- **WORK TASK**: From the listing below, extract each line containing the string "taps".

---

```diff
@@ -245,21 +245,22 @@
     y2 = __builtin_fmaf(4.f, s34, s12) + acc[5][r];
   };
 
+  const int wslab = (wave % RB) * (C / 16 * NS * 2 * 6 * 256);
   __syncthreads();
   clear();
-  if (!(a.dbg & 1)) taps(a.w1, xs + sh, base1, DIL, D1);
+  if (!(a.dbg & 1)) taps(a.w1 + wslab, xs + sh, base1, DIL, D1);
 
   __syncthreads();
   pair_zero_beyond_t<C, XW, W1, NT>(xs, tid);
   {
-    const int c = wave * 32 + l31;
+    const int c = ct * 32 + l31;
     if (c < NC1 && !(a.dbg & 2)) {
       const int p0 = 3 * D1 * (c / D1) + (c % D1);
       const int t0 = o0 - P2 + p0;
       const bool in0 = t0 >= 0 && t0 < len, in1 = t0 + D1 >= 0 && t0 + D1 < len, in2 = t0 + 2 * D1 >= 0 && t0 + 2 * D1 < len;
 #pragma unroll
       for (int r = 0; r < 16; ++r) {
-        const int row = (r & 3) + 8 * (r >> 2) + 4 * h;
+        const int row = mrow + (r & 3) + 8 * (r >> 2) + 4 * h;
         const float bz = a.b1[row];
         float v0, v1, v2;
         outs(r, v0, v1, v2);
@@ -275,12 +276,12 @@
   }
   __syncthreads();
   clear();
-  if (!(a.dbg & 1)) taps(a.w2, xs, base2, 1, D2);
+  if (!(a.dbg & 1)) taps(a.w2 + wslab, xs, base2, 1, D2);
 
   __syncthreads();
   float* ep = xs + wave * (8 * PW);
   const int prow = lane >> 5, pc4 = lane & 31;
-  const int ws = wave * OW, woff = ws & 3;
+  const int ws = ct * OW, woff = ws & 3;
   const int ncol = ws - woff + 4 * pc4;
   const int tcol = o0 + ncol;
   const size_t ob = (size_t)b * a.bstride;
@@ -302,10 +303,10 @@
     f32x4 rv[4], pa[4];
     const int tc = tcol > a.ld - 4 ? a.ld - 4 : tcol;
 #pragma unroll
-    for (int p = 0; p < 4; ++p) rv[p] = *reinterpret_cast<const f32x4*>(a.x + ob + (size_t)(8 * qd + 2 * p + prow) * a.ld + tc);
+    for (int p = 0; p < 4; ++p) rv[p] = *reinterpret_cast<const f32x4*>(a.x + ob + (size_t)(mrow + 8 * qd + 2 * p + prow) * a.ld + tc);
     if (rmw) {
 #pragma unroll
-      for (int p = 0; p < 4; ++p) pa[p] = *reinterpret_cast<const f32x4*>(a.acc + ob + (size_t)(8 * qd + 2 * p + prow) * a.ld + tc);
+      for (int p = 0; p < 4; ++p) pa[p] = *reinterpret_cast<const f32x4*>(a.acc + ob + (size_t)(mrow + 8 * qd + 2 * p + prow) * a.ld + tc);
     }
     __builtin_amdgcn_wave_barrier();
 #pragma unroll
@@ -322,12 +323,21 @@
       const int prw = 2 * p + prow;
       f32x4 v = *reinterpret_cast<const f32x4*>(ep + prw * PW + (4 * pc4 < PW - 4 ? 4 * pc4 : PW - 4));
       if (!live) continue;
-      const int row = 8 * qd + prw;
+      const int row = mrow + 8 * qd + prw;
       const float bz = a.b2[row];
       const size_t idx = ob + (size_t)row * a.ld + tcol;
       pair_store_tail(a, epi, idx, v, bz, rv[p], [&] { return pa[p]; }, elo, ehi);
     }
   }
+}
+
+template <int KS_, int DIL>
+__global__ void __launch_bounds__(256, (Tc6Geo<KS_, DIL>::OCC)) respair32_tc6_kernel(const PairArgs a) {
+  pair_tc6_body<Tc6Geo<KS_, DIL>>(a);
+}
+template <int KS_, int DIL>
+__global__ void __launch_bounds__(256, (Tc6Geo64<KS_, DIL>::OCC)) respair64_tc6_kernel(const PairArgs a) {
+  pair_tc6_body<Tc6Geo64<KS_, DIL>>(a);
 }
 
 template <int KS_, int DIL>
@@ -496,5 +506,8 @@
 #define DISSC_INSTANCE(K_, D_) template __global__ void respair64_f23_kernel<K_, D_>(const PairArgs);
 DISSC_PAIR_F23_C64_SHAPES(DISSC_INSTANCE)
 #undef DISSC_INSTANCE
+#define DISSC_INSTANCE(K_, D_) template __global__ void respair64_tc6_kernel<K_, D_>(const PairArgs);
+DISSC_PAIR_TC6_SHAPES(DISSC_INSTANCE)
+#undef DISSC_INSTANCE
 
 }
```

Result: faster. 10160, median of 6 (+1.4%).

---

- **EXPECTED OUTPUT**:
-  if (!(a.dbg & 1)) taps(a.w1, xs + sh, base1, DIL, D1);
+  if (!(a.dbg & 1)) taps(a.w1 + wslab, xs + sh, base1, DIL, D1);
-  if (!(a.dbg & 1)) taps(a.w2, xs, base2, 1, D2);
+  if (!(a.dbg & 1)) taps(a.w2 + wslab, xs, base2, 1, D2);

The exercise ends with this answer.